# GRHRCH British Labs?



## Jim Spagna (Apr 21, 2008)

Does anyone know how many GRHRCH Labs are British Labs?


----------



## DoubleHaul (Jul 22, 2008)

HRH Labs?


----------



## crackerd (Feb 21, 2003)

Dual citizenship - as in American- (or Canadian-) British GRHRCH Labs?

MG


----------



## GulfCoast (Sep 24, 2007)

Former HRC National Vice President Kevin Bearden has a GHRCH "british" lab. There are probably others that I don't know about.


----------



## Happy Gilmore (Feb 29, 2008)

Doesn't UKC keep some sort of record of all this stuff? Not necessarily the type of lab but the titles and pedigrees? Looking at a pedigree of one should be obvious with the unfamiliar euro titles. Otherwise, the lines common to the performance labs should be strikingly obvious.


----------



## Skinny (Jul 11, 2013)

Give me a year and I'll have u one


----------



## Jeff Huntington (Feb 11, 2007)

Paul "Happy" Gilmore said:


> Doesn't UKC keep some sort of record of all this stuff? Not necessarily the type of lab but the titles and pedigrees? Looking at a pedigree of one should be obvious with the unfamiliar euro titles. Otherwise, the lines common to the performance labs should be strikingly obvious.

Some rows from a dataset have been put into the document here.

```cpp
static int dense_bwd_part(gcnhip_ctx *c, const gcnhip_feat *f, const float *vals, const float *dout, int ld_dout, int p,
                          const DropSpec &d, int s0, int s1, bool fresh) {
    int rps, S;
    if (!dense_bwd_plan(c, f, p, &rps, &S) || s0 < 0 || s1 > S || s0 > s1) return -1;
    if (s0 == s1) return 0;
    if (d.on && !f->keep_bits) return gcnhip_fail("input dropout on a feature object without a keep-bit array");
    c->slab_n = S;
    const int kt = ceil_div(f->n_cols, 128), pt = ceil_div(p, 128);
    const int p_ld = (p + 3) / 4 * 4;
    const int rc = ensure_slab(c, (size_t)S * f->n_cols * p_ld * sizeof(float));
    if (rc) return rc;
    if (dense_bwd_bf16x3_fits(c, f, vals, dout, ld_dout, p, d, rps)) {
        { const int rl = want_keep_layout(c, f, d, 1, fresh); if (rl) return rl; }
        Bx3BwdArgs b;
        b.x = f->values_pad; b.ldx = f->ld_pad; b.dout = dout; b.ldd = ld_dout; b.slab = c->slab; b.p_ld = p_ld;
        b.m = f->n_rows; b.K = f->n_cols; b.rps = rps; b.split0 = s0; b.bits = d.on ? f->keep_bits : nullptr; b.scale = d.on ? d.scale : 1.f;
        const dim3 grid(kt, s1 - s0);
        if (b.bits) dense_bwd_bf16x3_kernel<true, 6><<<grid, 256, 0, c->stream>>>(b);
        else dense_bwd_bf16x3_kernel<false, 6><<<grid, 256, 0, c->stream>>>(b);
        GCNHIP_LAUNCH_CHECK();
        return 0;
    }
    { const int rl = want_keep_layout(c, f, d, 0, fresh); if (rl) return rl; }
    Tile128Args t;
    t.x = vals; t.ldx = f->n_cols; t.w = dout; t.ldw = ld_dout; t.out = c->slab; t.ldo = p_ld;
    int vx = x_vec_width(f, vals);
    if (vals == f->values && f->values_pad) { t.x = f->values_pad; t.ldx = f->ld_pad; vx = 4; }
    t.m = f->n_rows; t.K = f->n_cols; t.p = p; t.bits = d.on ? f->keep_bits : nullptr; t.scale = d.scale; t.rows_per_split = rps; t.relu = 0;
    t.split0 = s0;
    dim3 grid(s1 - s0, kt, pt);
    const bool fast = vx == 4 && t.ldx % 4 == 0 && kt * 128 <= t.ldx && ld_dout % 4 == 0 && p % 128 == 0 && aligned16(dout);
    if (fast) dense_bwd_t128_kernel<4, true><<<grid, 256, 0, c->stream>>>(t);
    else if (vx == 4) dense_bwd_t128_kernel<4><<<grid, 256, 0, c->stream>>>(t);
    else if (vx == 2) dense_bwd_t128_kernel<2><<<grid, 256, 0, c->stream>>>(t);
    else dense_bwd_t128_kernel<1><<<grid, 256, 0, c->stream>>>(t);
    GCNHIP_LAUNCH_CHECK();
    return 0;
}

static int dense_bwd_finish(gcnhip_ctx *c, const gcnhip_feat *f, float *dw, int ld_dw, int p) {
// ... 106 lines not shown
```

cuda_gcn_amd/host/gcn.h:

```cpp
#pragma once
#include <memory>
#include <utility>
#include <vector>
#include "comm.h"
#include "device_arena.h"
#include "module.h"
#include "optim.h"
#include "partition.h"
#include "sparse.h"
#include "timer.h"
#include "variable.h"

struct GCNParams {
    int num_nodes, input_dim, hidden_dim, output_dim;
    float dropout, learning_rate, weight_decay;
    int epochs, early_stopping;
    static GCNParams get_default();
};

class GCNData {
public:
    SparseIndex feature_index, graph;
    std::vector<int> split;
    std::vector<int> label;
    std::vector<float> feature_value;
    std::vector<uint32_t> multihot;
};

enum HipGCNFlags {
    HIPGCN_MODULAR = 1,
    HIPGCN_HOST_MASKS = 2,
    HIPGCN_TIMERS = 4,
    HIPGCN_NO_GRAPH = 8,
    HIPGCN_EVAL_LANE = 16,
    HIPGCN_NO_EVAL_LANE = 32,
    HIPGCN_NO_REPLICATE_L1 = 64,
    HIPGCN_REPLICATE_L1 = 128,
    HIPGCN_GATHER_DH1 = 256,
    HIPGCN_BF16_TABLES = 2048,
    HIPGCN_ALL_ROWS = 4096,
    HIPGCN_NO_AGG_FIRST_EVAL = 8192,
    HIPGCN_EXCHANGE_ALLGATHER = 16384,
    HIPGCN_EXCHANGE_HALO = 32768,
    HIPGCN_NO_LABEL_HINT = 524288,
    HIPGCN_MASKED_BWD = 131072,
    HIPGCN_NULL_COMM = 1024,
    HIPGCN_NO_ROW_GROUPS = 512,
    HIPGCN_OVERLAP_EXCHANGE = 1048576,
    HIPGCN_STRUCTURE_PARTITION = 2097152,
    HIPGCN_ID_PARTITION = 4194304,
    HIPGCN_EDGE_COEF = 16777216,
    HIPGCN_SYNC_EPOCHS = 8388608,
};

struct HipGCNOptions {
    int device = 0;
    long seed = 0;
    int flags = 0;
    Comm *comm = nullptr;
    bool own_comm = false;
    int rank = 0, world = 1;
    const char *nccl_id = nullptr;
    gcn_host_allgather_fn host_allgather = nullptr;
    gcn_host_allreduce_fn host_allreduce = nullptr;
    void *host_user = nullptr;

    bool verbose = false;
    int exchange = -1;
    bool structure_groups = true;
    bool eval_fusion = true;
    bool loss_epilogue = true;
    bool mask_bits = true;
    bool loss_records_metrics = true;
    bool readback_stream = false;
    int readback_group = 0;
    int schedule = -1, schedule_groups = 256;
    bool slice_tuning = true;
    int gemm = -1;
    bool multilabel = false;
    std::vector<float> class_weights;

    static HipGCNOptions from_environment(HipGCNOptions base);
};

class ModelQueries;

struct ScoredSplit {
    int32_t *truth = nullptr;
    int count = 0;
    float wsum = 0.f;
    gcnhip_rowset *out_rows = nullptr;
    gcnhip_rowset *out_rows_loc = nullptr, *out_rows_rem = nullptr;
    int32_t *rows = nullptr; int rows_n = 0;
};

class HipGCN {
public:
    GCNParams params;
    HipGCN(GCNParams params, GCNData *data, const HipGCNOptions &opt = HipGCNOptions());
    ~HipGCN();
    HipGCN(const HipGCN &) = delete;

    void run();
    std::pair<float, float> train_epoch();
    std::pair<float, float> eval(int current_split);
    void run_epochs(int n, float *trace);
    void sync();

    int rank() const { return env.comm->rank(); }
    int schedule_mode() const { return sched_mode; }
    int schedule_groups() const { return sched_groups; }
    int schedule_slice_floats() const { return slice_floats; }
    int world() const { return env.comm->size(); }
    const char *transport() const { return env.comm->transport(); }
    int transport_ranks() const { return env.comm->transport_ranks(); }
    int local_rows() const { return n_local; }
    int row_start() const { return part.start[env.comm->rank()]; }
    const RowPartition &partition() const { return part; }
    const std::vector<int> &node_order() const { return node_order_; }
    int node_id(int local_row) const { const int p = row_start() + local_row; return node_order_.empty() ? p : node_order_[p]; }
    const char *node_order_name() const { return node_order_name_; }
    const ExchangePlan &exchange_plan() const { return xplan; }
    void get_var(int k, bool grad, std::vector<float> &out, int *rows, int *cols);
    bool factored() const { return factored_; }
    void row_scale(std::vector<float> &dinv);
    void set_weights(const float *w1, const float *w2);
    ModelQueries &queries() { return *queries_; }
    bool multilabel() const { return opt_.multilabel; }
    bool weighted() const { return !opt_.class_weights.empty(); }
    void save_weights(const char *path);
    void load_weights(const char *path);
    DeviceTimers &device_timers() { return *timers; }
    double timer_total(timer_instance t, long *count);
    void timers_reset();
    void set_timers(bool on);
    long n_edges_local() const { return nnzA_local; }
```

On the HRC website there is a listing of GRHRCH dogs, owners and color. Doesn't identify field vs british. However, it has not been updated since around May 2012. I'm still waiting to see my boy's name on the list since he received his title in Sep 2012.


----------



## Happy Gilmore (Feb 29, 2008)

Jeff Huntington said:


> On the HRC website there is a listing of GRHRCH dogs, owners and color. Doesn't identify field vs british. However, it has not been updated since around May 2012. I'm still waiting to see my boy's name on the list since he received his title in Sep 2012.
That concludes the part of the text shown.